Gravity Probe B

Uit Wikipedia, de vrije encyclopedie

Gravity Probe B is een zwaartekrachtmeter, waarmee zeer nauwkeurig het zwaartekrachtsveld van de aarde kan worden gemeten om de algemene relativiteitstheorie, die door Einstein in 1916 werd gepubliceerd, kan worden gecontroleerd. De satelliet met daarin de opstelling is in 2004 gelanceerd. De metingen werden tussen 27 augustus 2004 en 8 december 2010 uitgevoerd. De letter B in de naam betekent dat het de tweede ruimtesonde is waarmee dergelijke metingen zijn gedaan. Het experiment met de Gravity Probe A was in 1976 uitgevoerd.[1]
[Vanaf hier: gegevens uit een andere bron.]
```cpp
__global__ __launch_bounds__(256) void frame_prep_kernel(const float* __restrict__ wave, int N,
                                                         int T, int flen, int fshift, int Kp,
                                                         const float* __restrict__ window,
                                                         float preemph, float* __restrict__ frames) {
  const int lane = threadIdx.x & 63, wv = threadIdx.x >> 6;
  const int b = blockIdx.y;
  const int t = blockIdx.x * 4 + wv;
  if (t >= T) return;
  const float* xp = wave + (int64_t)b * N + (int64_t)t * fshift;
  float v[8];
  float s = 0.f;
#pragma unroll
  for (int i = 0; i < 8; ++i) {
    const int idx = lane + 64 * i;
    v[i] = idx < flen ? xp[idx] * 32768.0f : 0.f;
    s += v[i];
  }
  const float mean = wave_sum(s) / (float)flen;
  float* op = frames + ((int64_t)b * T + t) * Kp;
  float pv[8];
#pragma unroll
  for (int i = 0; i < 8; ++i) {
    float prev = __shfl_up(v[i], 1, 64);
    const float prev_reg = __shfl(v[i > 0 ? i - 1 : 0], 63, 64);
    if (lane == 0) prev = i > 0 ? prev_reg : v[0];
    pv[i] = prev;
  }
#pragma unroll
  for (int i = 0; i < 8; ++i) {
    const int idx = lane + 64 * i;
    if (idx < flen) {
      const float cur = v[i] - mean;
      const float prev = pv[i] - mean;
      op[idx] = (cur - preemph * prev) * window[idx];
    } else if (idx < Kp) {
      op[idx] = 0.f;
    }
  }
}

__global__ __launch_bounds__(256) void power_kernel(const float* __restrict__ spec, int64_t rows,
                                                    int nb, float* __restrict__ pw) {
  const int64_t n = rows * nb;
  for (int64_t i = (int64_t)blockIdx.x * 256 + threadIdx.x; i < n; i += (int64_t)gridDim.x * 256) {
    const int64_t r = i / nb;
    const int f = (int)(i - r * nb);
    const float re = spec[r * 2 * nb + f], im = spec[r * 2 * nb + nb + f];
    const float a = sqrtf(re * re + im * im);
    pw[i] = a * a;
  }
}

__global__ __launch_bounds__(256) void log_cmn_kernel(float* __restrict__ mel, int T, int NB,
                                                      float eps) {
  __shared__ float red[16][17];
  const int b = blockIdx.y;
  const int bin = blockIdx.x * 16 + (threadIdx.x & 15);
  const int ph = threadIdx.x >> 4;
  float* mp = mel + (int64_t)b * T * NB;
  float s = 0.f;
  if (bin < NB)
    for (int t = ph; t < T; t += 16) {
      const float v = logf(fmaxf(mp[(int64_t)t * NB + bin], eps));
      mp[(int64_t)t * NB + bin] = v;
      s += v;
    }
  red[ph][threadIdx.x & 15] = s;
  __syncthreads();
  float tot = 0.f;
  for (int i = 0; i < 16; ++i) tot += red[i][threadIdx.x & 15];
  const float mean = tot / (float)T;
  if (bin < NB)
    for (int t = ph; t < T; t += 16) mp[(int64_t)t * NB + bin] -= mean;
}

__global__ __launch_bounds__(256) void stem_conv_kernel(const float* __restrict__ fb, int B, int T,
                                                        int NB, int C,
                                                        const float* __restrict__ w,
                                                        const float* __restrict__ bias,
                                                        float* __restrict__ img, float* __restrict__ amax,
                                                        const int* __restrict__ z_count, const int* __restrict__ z_list) {
  const int cq = C >> 2;
  int b = blockIdx.y;
  if (z_list) {
    if (b >= z_count[0]) return;
    b = z_list[b];
  }
  const int q = threadIdx.x % cq, pl = threadIdx.x / cq, ppb = 256 / cq;
  float wr[4][9], br[4];
#pragma unroll
  for (int c = 0; c < 4; ++c) {
    br[c] = bias[q * 4 + c];
#pragma unroll
    for (int k = 0; k < 9; ++k) wr[c][k] = w[(q * 4 + c) * 9 + k];
  }
  const int npix = NB * T;
  const int per = (npix + gridDim.x - 1) / gridDim.x;
  const int p0 = blockIdx.x * per, p1 = min(npix, p0 + per);
  const float* fbb = fb + (int64_t)b * T * NB;
  float* ib = img + (int64_t)b * (NB + 2) * (T + 2) * C;
  float mx = 0.f;
  for (int p = p0 + pl; p < p1; p += ppb) {
    const int h = p / T, wv = p - h * T;
    float in[9];
#pragma unroll
    for (int dh = 0; dh < 3; ++dh)
#pragma unroll
      for (int dw = 0; dw < 3; ++dw) {
        const int hh = h + dh - 1, ww = wv + dw - 1;
        in[dh * 3 + dw] = (hh >= 0 && hh < NB && ww >= 0 && ww < T) ? fbb[(int64_t)ww * NB + hh] : 0.f;
      }
    float o[4];
#pragma unroll
    for (int c = 0; c < 4; ++c) {
      float acc = 0.f;
#pragma unroll
      for (int k = 0; k < 9; ++k) acc = fmaf(in[k], wr[c][k], acc);
      o[c] = fmaxf(acc + br[c], 0.f);
    }
    float* op = ib + ((int64_t)(h + 1) * (T + 2) + wv + 1) * C + q * 4;
    *reinterpret_cast<float4*>(op) = make_float4(o[0], o[1], o[2], o[3]);
    mx = fmaxf(mx, fmaxf(fmaxf(o[0], o[1]), fmaxf(o[2], o[3])));
  }
  if (amax) {
    __shared__ float wmax[4];
    const float m = wave_max(mx);
    if ((threadIdx.x & 63) == 0) wmax[threadIdx.x >> 6] = m;
    __syncthreads();
    if (threadIdx.x == 0) track_amax_lane(amax + b, fmaxf(fmaxf(wmax[0], wmax[1]), fmaxf(wmax[2], wmax[3])));
  }
}

__global__ __launch_bounds__(256) void stats_pool_kernel(const float* __restrict__ img, int H, int W,
                                                         int C, const float* __restrict__ masks,
                                                         int S, int L, float* __restrict__ stats,
                                                         const int* __restrict__ active) {
  extern __shared__ float sw[];
  const int b = blockIdx.y, h = blockIdx.x;
  if (active && !active[b]) {
    for (int c = threadIdx.x; c < C; c += blockDim.x)
      for (int s = 0; s < S; ++s) {
        float* op = stats + ((int64_t)b * S + s) * (2 * C * H);
        op[c * H + h] = 0.f;
        op[C * H + c * H + h] = 0.f;
      }
    return;
  }
  const float scale = (float)L / (float)W;
  for (int i = threadIdx.x; i < S * W; i += blockDim.x) {
    const int s = i / W, t = i - s * W;
    int src = (int)floorf((float)t * scale);
    src = src < L - 1 ? src : L - 1;
    sw[i] = (W == L) ? masks[((int64_t)b * S + s) * L + t] : masks[((int64_t)b * S + s) * L + src];
  }
  __syncthreads();
  const float* base = img + (((int64_t)b * (H + 2) + h + 1) * (W + 2) + 1) * C;
  for (int c = threadIdx.x; c < C; c += blockDim.x) {
    for (int s = 0; s < S; ++s) {
      const float* wt = sw + s * W;
      float v1 = 0.f, v2 = 0.f, sx = 0.f;
      for (int t = 0; t < W; ++t) {
        const float wv = wt[t];
        v1 += wv;
        v2 += wv * wv;
        sx += base[(int64_t)t * C + c] * wv;
      }
      v1 += 1e-8f;
      const float mean = sx / v1;
      float sq = 0.f;
      for (int t = 0; t < W; ++t) {
        const float d = base[(int64_t)t * C + c] - mean;
        sq += d * d * wt[t];
      }
      const float var = sq / (v1 - v2 / v1 + 1e-8f);
      float* op = stats + ((int64_t)b * S + s) * (2 * C * H);
      op[c * H + h] = mean;
      op[C * H + c * H + h] = sqrtf(var);
    }
  }
}

__global__ __launch_bounds__(256) void window_active_kernel(const float* __restrict__ masks, int per_window,
                                                            int* __restrict__ flag) {
  const float* m = masks + (int64_t)blockIdx.x * per_window;
  int any = 0;
  for (int i = threadIdx.x; i < per_window; i += 256) any |= m[i] != 0.f;
  any = __syncthreads_or(any);
  if (threadIdx.x == 0) flag[blockIdx.x] = any != 0;
}

__global__ __launch_bounds__(256) void compact_active_kernel(const int* __restrict__ flag, int B, int* __restrict__ count,
                                                             int* __restrict__ list, long long* __restrict__ totals) {
  __shared__ int wsum[4];
  __shared__ int base;
  const int lane = threadIdx.x & 63, wave = threadIdx.x >> 6;
  if (threadIdx.x == 0) base = 0;
  __syncthreads();
  for (int b0 = 0; b0 < B; b0 += 256) {
    const int b = b0 + threadIdx.x;
    const int f = b < B ? (flag[b] != 0) : 0;
    const unsigned long long bal = __ballot(f);
    const int before = __popcll(bal & ((1ull << lane) - 1ull));
    if (lane == 0) wsum[wave] = __popcll(bal);
    __syncthreads();
    int off = base;
    for (int w = 0; w < wave; ++w) off += wsum[w];
    if (f) list[off + before] = b;
    __syncthreads();
    if (threadIdx.x == 0) base += wsum[0] + wsum[1] + wsum[2] + wsum[3];
    __syncthreads();
  }
  if (threadIdx.x == 0) {
    count[0] = base;
    if (totals) {
      totals[0] += B;
      totals[1] += B - base;
    }
  }
}

inline unsigned grid_for(int64_t n, int per = 256, int cap = 8192) {
  int64_t g = cdiv64(n, per);
  return (unsigned)(g < 1 ? 1 : (g > cap ? cap : g));
}

}

int launch_frame_prep(const float* wave, int B, int N, int T, int flen, int fshift, int Kp,
                      const float* window, float preemph, float* frames, hipStream_t st) {
  ProfScope prof_scope_(st, "frame_prep", 0.0, (double)B * N * 4.0 + (double)B * T * Kp * 4.0);
  if (flen > 512 || T <= 0) return DZN_E_INVALID;
  hipLaunchKernelGGL(frame_prep_kernel, dim3((T + 3) / 4, B), dim3(256), 0, st, wave, N, T, flen,
                     fshift, Kp, window, preemph, frames);
  return hipGetLastError() == hipSuccess ? DZN_OK : DZN_E_HIP;
}

int launch_window_active(const float* masks, int B, int per_window, int* flag, hipStream_t st) {
  ProfScope prof_scope_(st, "window_active", 0.0, (double)B * per_window * 4.0);
  hipLaunchKernelGGL(window_active_kernel, dim3(B), dim3(256), 0, st, masks, per_window, flag);
  return hipGetLastError() == hipSuccess ? DZN_OK : DZN_E_HIP;
}

int launch_compact_active(const int* flag, int B, int* count, int* list, long long* totals, hipStream_t st) {
  hipLaunchKernelGGL(compact_active_kernel, dim3(1), dim3(256), 0, st, flag, B, count, list, totals);
  return hipGetLastError() == hipSuccess ? DZN_OK : DZN_E_HIP;
}

int launch_power(const float* spec, int64_t rows, int nb, float* pw, hipStream_t st) {
  ProfScope prof_scope_(st, "power", 0.0, (double)rows * nb * 12.0);
  hipLaunchKernelGGL(power_kernel, dim3(grid_for(rows * nb)), dim3(256), 0, st, spec, rows, nb, pw);
  return hipGetLastError() == hipSuccess ? DZN_OK : DZN_E_HIP;
}

int launch_log_cmn(float* mel, int B, int T, int NB, float eps, hipStream_t st) {
  ProfScope prof_scope_(st, "log_cmn", 0.0, (double)B * T * NB * 12.0);
  hipLaunchKernelGGL(log_cmn_kernel, dim3((NB + 15) / 16, B), dim3(256), 0, st, mel, T, NB, eps);
  return hipGetLastError() == hipSuccess ? DZN_OK : DZN_E_HIP;
}

int launch_stem_conv(const float* fb, int B, int T, int NB, int C, const float* w, const float* bias,
                     float* img, hipStream_t st, float* amax, const int* z_count, const int* z_list) {
  ProfScope prof_scope_(st, "stem_conv", 2.0 * B * NB * (double)T * C * 9.0,
                        (double)B * NB * T * 4.0 + (double)B * NB * T * C * 4.0);
  if (C % 4 || 256 % (C / 4)) return DZN_E_INVALID;
  const int npix = NB * T, ppb = 256 / (C / 4);
  int gx = (npix + 8 * ppb - 1) / (8 * ppb);
  gx = gx < 1 ? 1 : gx;
  const dim3 grid(gx, B);
  hipLaunchKernelGGL(stem_conv_kernel, grid, dim3(256), 0, st, fb, B, T, NB, C, w, bias, img, amax, z_count, z_list);
  return hipGetLastError() == hipSuccess ? DZN_OK : DZN_E_HIP;
}

int launch_stats_pool(const float* img, int B, int H, int W, int C, const float* masks, int S,
                      int L, float* stats, hipStream_t st, const int* active) {
  ProfScope prof_scope_(st, "stats_pool", 0.0, (double)B * H * W * C * 4.0 + (double)B * S * L * 4.0);
  const size_t lds = (size_t)S * W * sizeof(float);
  hipLaunchKernelGGL(stats_pool_kernel, dim3(H, B), dim3(256), lds, st, img, H, W, C, masks, S, L, stats, active);
  return hipGetLastError() == hipSuccess ? DZN_OK : DZN_E_HIP;
}
```

diarizen_amd/ops.py:

```python
from __future__ import annotations

import ctypes as C

import torch

from . import _lib
from ._lib import DznGemmDesc, check


def _stream() -> C.c_void_p:
    return C.c_void_p(torch.cuda.current_stream().cuda_stream)


def _p(t):
    return None if t is None else C.c_void_p(t.data_ptr())


def gemm(A, W, *, M=None, N=None, K=None, bias=None, R=None, C_out=None, WS=None, ws_w=0.0,
         ws_init=False, a_rowoff=None, c_rowoff=None, lda=None, kc=0, ldk=0, ldw=None, ldc=None,
         ldws=0, act=0, alpha=1.0, post_relu=False, nz=1, zdiv=1, zs=None, precision=0,
         W16=None, W3=None, a_planes=None, ln_stats=None, ln_colsum=None, W2h=None, col_scale=None,
         a_amax=None, c_amax=None, amax_unit=None, want_row_stats=False, stat_eps=1e-5, mx=False, Wmx=None,
         col_scale_mx=None, kv_col0=None, A2=None, a2_rowoff=None, a2_z0=0, k1=0, k2=0, a2_amax=None):
    lib = _lib.load()
# ... 151 lines not shown
    B, Hp, Wp, _ = img.shape
    if out is None:
        out = torch.zeros_like(img)
    am = img.reshape(B, -1).abs().amax(dim=1).float().contiguous()
    (W1, cs1), (W2, cs2) = h2_w1, h2_w2
    check(lib.dzn_op_resblock32_fused(_p(img), _p(out), _p(W1), _p(cs1), _p(b1), _p(W2), _p(cs2), _p(b2), _p(am),
                                      float(l1max1), float(bmax1), B, Hp - 2, Wp - 2, _stream()),
          what="dzn_op_resblock32_fused")
    return out


def resblock_ws(img, h2_w1, b1, h2_w2, b2, l1max1: float, bmax1: float, out=None):
    lib = _lib.load()
    assert img.is_cuda and img.dtype == torch.float32 and img.is_contiguous() and img.shape[-1] in (32, 64)
    B, Hp, Wp, Cn = img.shape
    if out is None:
        out = torch.zeros_like(img)
    am = img.reshape(B, -1).abs().amax(dim=1).float().contiguous()
    (W1, cs1), (W2, cs2) = h2_w1, h2_w2
    check(lib.dzn_op_resblock_ws(_p(img), _p(out), _p(W1), _p(cs1), _p(b1), _p(W2), _p(cs2), _p(b2), _p(am), float(l1max1),
                                 float(bmax1), B, Hp - 2, Wp - 2, Cn, _stream()), what="dzn_op_resblock_ws")
    return out


def linkage_centroid(emb, device: int = -1):
    import numpy as np
    lib = _lib.load()
    e = np.ascontiguousarray(emb, dtype=np.float32)
    n, dim = e.shape
    Z = np.empty((n - 1, 4), dtype=np.float64)
    check(lib.dzn_linkage_centroid(e.ctypes.data_as(C.c_void_p), n, dim, Z.ctypes.data_as(C.c_void_p), device),
          what="dzn_linkage_centroid")
    return Z
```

Hiertoe worden vier gyroscopen gebruikt in een satelliet in een polaire baan op 642 km hoogte boven de aarde. Deze gyroscopen zijn zeer sterk afgekoeld en meten twee afwijkingen:

  • Het geodetisch effect, de afwijking noord zuid, de mate waarin de aarde de ruimtetijd vervormt.
  • De vervorming van de ruimtecoördinaten ten gevolge van de rotatie van de aarde. Dit effect heet in het Engels frame dragging en dat wordt in het artikel ook gebruikt.

Dit wordt gedaan door de precessiebeweging, de hoekvariatie, van de assen van de gyroscopen te meten over een periode van een jaar en die hoeken te vergelijken met de theorie van Einstein.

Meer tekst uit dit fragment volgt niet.